__WHAT THE TASK REQUIRES__:
Look through the entries that follow and return each line that has the string "chunks".

TASK INPUTS START

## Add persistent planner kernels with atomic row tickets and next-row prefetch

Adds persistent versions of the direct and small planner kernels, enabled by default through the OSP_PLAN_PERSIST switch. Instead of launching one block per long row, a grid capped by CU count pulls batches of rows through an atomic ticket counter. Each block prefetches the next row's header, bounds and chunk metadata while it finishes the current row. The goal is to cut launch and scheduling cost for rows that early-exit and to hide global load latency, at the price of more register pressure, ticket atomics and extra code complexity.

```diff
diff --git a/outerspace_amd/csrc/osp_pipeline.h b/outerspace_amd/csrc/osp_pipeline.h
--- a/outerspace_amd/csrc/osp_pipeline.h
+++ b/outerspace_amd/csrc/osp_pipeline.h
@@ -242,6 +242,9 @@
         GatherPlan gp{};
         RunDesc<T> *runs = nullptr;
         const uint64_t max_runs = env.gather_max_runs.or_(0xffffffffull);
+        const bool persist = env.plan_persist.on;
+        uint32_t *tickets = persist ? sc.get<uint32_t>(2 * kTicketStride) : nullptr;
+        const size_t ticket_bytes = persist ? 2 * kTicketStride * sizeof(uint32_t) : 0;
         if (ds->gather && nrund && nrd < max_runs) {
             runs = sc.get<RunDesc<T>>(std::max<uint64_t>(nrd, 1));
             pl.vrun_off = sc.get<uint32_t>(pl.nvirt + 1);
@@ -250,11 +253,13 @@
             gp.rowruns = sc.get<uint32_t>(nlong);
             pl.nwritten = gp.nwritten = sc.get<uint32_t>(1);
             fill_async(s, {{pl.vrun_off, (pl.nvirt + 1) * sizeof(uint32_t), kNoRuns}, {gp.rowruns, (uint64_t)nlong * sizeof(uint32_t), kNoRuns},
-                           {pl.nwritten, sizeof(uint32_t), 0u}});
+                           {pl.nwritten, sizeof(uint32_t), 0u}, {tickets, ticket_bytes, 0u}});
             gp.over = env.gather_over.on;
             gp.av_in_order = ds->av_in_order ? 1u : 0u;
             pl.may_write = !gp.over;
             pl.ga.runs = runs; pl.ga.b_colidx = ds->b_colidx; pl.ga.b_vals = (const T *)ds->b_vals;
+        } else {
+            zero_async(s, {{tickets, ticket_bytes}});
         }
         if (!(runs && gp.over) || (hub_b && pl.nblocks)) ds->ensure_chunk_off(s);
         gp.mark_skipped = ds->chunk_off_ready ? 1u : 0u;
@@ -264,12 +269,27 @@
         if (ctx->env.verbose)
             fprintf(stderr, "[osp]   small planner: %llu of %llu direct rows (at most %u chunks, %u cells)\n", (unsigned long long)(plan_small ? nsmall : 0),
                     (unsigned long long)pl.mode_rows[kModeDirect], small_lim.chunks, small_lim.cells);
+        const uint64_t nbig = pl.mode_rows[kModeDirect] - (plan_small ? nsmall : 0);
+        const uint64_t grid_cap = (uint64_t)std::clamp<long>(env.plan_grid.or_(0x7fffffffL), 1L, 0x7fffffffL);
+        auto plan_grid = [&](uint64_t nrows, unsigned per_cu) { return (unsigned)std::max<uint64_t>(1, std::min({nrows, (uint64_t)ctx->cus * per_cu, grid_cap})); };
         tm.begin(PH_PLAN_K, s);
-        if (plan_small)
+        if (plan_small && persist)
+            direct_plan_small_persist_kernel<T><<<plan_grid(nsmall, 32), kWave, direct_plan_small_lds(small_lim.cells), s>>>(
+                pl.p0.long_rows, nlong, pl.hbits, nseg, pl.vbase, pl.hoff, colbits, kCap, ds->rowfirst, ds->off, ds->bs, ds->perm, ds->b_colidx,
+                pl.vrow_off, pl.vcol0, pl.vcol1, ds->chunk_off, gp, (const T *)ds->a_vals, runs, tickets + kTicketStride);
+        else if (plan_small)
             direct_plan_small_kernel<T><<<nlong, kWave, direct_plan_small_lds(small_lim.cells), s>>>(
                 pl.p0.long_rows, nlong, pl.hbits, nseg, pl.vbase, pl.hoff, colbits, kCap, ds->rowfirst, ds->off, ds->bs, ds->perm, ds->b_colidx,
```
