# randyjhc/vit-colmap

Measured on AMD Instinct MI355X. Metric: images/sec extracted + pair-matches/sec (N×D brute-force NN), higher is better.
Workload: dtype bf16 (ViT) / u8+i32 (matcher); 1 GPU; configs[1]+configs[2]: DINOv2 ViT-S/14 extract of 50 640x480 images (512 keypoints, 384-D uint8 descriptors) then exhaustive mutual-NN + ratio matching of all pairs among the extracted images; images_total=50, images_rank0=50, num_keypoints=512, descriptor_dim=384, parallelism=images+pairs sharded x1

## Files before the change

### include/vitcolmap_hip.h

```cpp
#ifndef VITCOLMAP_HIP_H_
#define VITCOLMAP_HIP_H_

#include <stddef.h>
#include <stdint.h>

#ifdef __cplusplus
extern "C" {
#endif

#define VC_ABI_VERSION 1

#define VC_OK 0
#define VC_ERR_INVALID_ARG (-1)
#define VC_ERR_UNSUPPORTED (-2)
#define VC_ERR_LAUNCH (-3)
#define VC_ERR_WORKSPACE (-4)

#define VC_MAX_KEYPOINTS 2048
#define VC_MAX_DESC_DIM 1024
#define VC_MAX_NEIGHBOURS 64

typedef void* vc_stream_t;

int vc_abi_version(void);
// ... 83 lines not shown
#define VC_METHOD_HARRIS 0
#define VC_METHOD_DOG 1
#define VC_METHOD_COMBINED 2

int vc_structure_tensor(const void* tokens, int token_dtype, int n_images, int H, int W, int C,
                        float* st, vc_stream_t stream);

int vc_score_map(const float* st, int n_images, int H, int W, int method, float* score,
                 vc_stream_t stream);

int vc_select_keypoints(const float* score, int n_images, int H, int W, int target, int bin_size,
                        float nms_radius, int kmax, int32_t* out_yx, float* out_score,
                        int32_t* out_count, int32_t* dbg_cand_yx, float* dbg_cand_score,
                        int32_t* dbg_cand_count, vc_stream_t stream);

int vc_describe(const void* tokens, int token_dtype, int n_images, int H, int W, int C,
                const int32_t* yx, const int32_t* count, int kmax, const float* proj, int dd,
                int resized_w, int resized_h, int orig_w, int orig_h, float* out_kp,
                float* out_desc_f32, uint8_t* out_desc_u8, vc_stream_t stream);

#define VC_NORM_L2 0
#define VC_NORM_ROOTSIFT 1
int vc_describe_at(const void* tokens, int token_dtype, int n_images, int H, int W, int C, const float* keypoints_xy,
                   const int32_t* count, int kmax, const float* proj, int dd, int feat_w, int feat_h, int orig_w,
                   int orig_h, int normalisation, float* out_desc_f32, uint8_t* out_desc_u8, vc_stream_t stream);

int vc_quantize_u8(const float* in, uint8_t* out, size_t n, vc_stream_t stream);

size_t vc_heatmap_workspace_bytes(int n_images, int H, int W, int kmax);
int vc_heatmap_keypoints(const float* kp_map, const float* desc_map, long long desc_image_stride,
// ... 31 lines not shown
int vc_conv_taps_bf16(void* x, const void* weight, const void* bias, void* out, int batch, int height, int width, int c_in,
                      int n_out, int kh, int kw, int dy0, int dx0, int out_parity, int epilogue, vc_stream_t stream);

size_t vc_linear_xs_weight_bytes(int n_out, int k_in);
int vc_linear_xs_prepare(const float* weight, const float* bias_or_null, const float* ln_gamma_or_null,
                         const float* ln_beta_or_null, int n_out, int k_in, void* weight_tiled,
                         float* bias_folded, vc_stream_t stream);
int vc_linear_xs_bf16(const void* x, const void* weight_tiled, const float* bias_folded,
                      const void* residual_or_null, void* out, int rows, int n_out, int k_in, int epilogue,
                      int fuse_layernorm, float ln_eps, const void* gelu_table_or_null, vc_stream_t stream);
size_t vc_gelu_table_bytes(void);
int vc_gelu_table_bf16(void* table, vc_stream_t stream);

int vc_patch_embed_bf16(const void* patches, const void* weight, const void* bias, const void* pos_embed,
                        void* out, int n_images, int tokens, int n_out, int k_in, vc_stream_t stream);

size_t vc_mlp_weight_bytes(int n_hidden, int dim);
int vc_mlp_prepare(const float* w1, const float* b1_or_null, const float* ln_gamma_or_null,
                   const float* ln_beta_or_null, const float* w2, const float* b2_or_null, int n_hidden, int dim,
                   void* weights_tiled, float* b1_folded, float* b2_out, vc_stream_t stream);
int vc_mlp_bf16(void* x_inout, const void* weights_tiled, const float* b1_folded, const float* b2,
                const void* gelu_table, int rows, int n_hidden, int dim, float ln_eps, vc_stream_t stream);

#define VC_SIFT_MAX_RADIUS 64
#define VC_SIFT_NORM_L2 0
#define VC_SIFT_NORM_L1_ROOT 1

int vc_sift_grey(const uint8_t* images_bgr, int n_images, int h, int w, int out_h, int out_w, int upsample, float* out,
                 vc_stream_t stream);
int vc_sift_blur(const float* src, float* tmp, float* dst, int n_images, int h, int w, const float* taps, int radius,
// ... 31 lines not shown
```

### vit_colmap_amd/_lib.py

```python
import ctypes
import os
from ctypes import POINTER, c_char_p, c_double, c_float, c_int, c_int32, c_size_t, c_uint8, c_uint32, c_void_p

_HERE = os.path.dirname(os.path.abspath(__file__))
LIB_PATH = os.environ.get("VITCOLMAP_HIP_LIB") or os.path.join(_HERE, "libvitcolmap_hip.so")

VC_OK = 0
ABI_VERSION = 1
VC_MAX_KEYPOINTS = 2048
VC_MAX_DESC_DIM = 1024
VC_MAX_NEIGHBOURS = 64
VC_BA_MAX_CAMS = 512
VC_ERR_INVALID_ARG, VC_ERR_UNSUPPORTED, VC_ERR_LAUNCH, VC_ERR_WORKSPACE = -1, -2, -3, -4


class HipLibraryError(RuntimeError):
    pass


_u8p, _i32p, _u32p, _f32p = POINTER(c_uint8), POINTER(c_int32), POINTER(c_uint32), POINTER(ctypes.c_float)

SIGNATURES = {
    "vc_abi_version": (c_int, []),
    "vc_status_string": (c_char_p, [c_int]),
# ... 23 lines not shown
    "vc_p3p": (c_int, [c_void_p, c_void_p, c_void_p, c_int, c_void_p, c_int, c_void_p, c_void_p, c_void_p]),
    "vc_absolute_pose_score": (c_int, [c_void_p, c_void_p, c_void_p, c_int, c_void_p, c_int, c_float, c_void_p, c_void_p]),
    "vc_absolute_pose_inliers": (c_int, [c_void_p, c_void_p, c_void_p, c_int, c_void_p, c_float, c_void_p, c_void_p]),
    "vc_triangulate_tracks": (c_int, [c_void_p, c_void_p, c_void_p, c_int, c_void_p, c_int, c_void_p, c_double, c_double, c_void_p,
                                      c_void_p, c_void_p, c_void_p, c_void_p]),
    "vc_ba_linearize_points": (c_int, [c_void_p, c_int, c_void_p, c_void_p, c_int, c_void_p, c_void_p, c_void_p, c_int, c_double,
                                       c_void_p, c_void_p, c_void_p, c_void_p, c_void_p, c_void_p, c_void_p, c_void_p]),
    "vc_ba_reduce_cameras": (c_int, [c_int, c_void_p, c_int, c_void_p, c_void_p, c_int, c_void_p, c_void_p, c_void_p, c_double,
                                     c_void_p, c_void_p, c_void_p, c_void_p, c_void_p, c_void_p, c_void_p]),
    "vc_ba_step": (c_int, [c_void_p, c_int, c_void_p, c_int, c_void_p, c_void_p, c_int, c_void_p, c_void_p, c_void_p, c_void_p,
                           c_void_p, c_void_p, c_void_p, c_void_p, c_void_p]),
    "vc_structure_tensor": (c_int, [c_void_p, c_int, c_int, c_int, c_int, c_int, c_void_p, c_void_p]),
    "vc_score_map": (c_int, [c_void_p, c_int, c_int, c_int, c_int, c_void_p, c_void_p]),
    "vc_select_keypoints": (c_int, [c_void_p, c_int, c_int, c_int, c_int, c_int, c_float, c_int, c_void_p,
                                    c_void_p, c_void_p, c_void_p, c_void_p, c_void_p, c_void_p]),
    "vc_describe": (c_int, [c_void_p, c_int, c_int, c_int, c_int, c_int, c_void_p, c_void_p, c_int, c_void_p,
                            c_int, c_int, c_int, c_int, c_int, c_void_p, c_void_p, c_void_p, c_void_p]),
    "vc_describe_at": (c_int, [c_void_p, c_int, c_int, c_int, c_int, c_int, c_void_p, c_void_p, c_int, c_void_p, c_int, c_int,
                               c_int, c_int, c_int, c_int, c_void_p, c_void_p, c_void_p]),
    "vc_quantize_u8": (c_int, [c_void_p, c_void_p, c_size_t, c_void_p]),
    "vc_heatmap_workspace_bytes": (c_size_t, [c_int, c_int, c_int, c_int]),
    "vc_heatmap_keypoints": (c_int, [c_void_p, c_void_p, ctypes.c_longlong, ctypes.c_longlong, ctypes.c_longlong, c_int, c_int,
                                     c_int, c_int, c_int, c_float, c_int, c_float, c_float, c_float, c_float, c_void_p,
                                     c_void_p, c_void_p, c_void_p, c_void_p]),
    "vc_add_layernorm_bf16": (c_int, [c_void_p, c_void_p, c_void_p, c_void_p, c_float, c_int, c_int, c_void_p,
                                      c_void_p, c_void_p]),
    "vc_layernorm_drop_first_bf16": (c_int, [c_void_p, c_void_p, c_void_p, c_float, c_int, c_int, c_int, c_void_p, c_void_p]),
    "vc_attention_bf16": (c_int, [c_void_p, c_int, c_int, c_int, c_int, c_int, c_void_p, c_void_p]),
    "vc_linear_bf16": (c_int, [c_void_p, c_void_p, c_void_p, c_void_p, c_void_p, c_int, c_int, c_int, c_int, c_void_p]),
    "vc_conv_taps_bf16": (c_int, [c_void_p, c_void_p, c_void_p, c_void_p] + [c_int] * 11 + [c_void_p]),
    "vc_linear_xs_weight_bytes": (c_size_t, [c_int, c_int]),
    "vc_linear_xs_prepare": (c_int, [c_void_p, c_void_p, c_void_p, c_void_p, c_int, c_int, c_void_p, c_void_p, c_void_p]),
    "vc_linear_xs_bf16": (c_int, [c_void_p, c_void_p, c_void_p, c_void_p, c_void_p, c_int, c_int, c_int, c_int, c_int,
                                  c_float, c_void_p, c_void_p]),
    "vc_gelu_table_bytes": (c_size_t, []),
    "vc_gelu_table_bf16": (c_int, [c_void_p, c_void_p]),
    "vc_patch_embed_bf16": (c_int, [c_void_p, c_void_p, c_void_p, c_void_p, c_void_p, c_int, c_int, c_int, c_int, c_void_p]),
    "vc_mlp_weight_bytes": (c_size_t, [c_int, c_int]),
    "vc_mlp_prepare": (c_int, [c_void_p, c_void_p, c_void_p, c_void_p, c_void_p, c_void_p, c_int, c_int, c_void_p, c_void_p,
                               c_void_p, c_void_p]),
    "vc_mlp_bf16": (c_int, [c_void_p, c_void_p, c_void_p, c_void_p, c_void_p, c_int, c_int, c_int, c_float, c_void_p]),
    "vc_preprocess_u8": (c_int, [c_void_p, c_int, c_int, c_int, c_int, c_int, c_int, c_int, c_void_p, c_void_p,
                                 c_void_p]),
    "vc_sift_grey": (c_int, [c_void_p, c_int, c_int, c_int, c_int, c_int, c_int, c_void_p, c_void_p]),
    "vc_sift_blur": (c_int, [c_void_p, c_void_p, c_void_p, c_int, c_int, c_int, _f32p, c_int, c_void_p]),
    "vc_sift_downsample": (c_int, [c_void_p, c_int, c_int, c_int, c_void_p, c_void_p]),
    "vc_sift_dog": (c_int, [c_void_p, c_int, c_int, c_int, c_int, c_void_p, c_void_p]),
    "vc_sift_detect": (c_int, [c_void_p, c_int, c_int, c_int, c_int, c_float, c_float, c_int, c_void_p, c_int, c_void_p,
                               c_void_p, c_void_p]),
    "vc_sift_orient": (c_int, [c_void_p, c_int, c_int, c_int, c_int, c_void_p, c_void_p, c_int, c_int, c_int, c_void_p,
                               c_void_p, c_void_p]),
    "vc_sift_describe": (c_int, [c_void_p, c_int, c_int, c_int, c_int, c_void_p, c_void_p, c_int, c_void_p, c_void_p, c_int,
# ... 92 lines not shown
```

TASK INPUTS END

__SOLVED PROBLEM__:
             fprintf(stderr, "[osp]   small planner: %llu of %llu direct rows (at most %u chunks, %u cells)\n", (unsigned long long)(plan_small ? nsmall : 0),
                     (unsigned long long)pl.mode_rows[kModeDirect], small_lim.chunks, small_lim.cells);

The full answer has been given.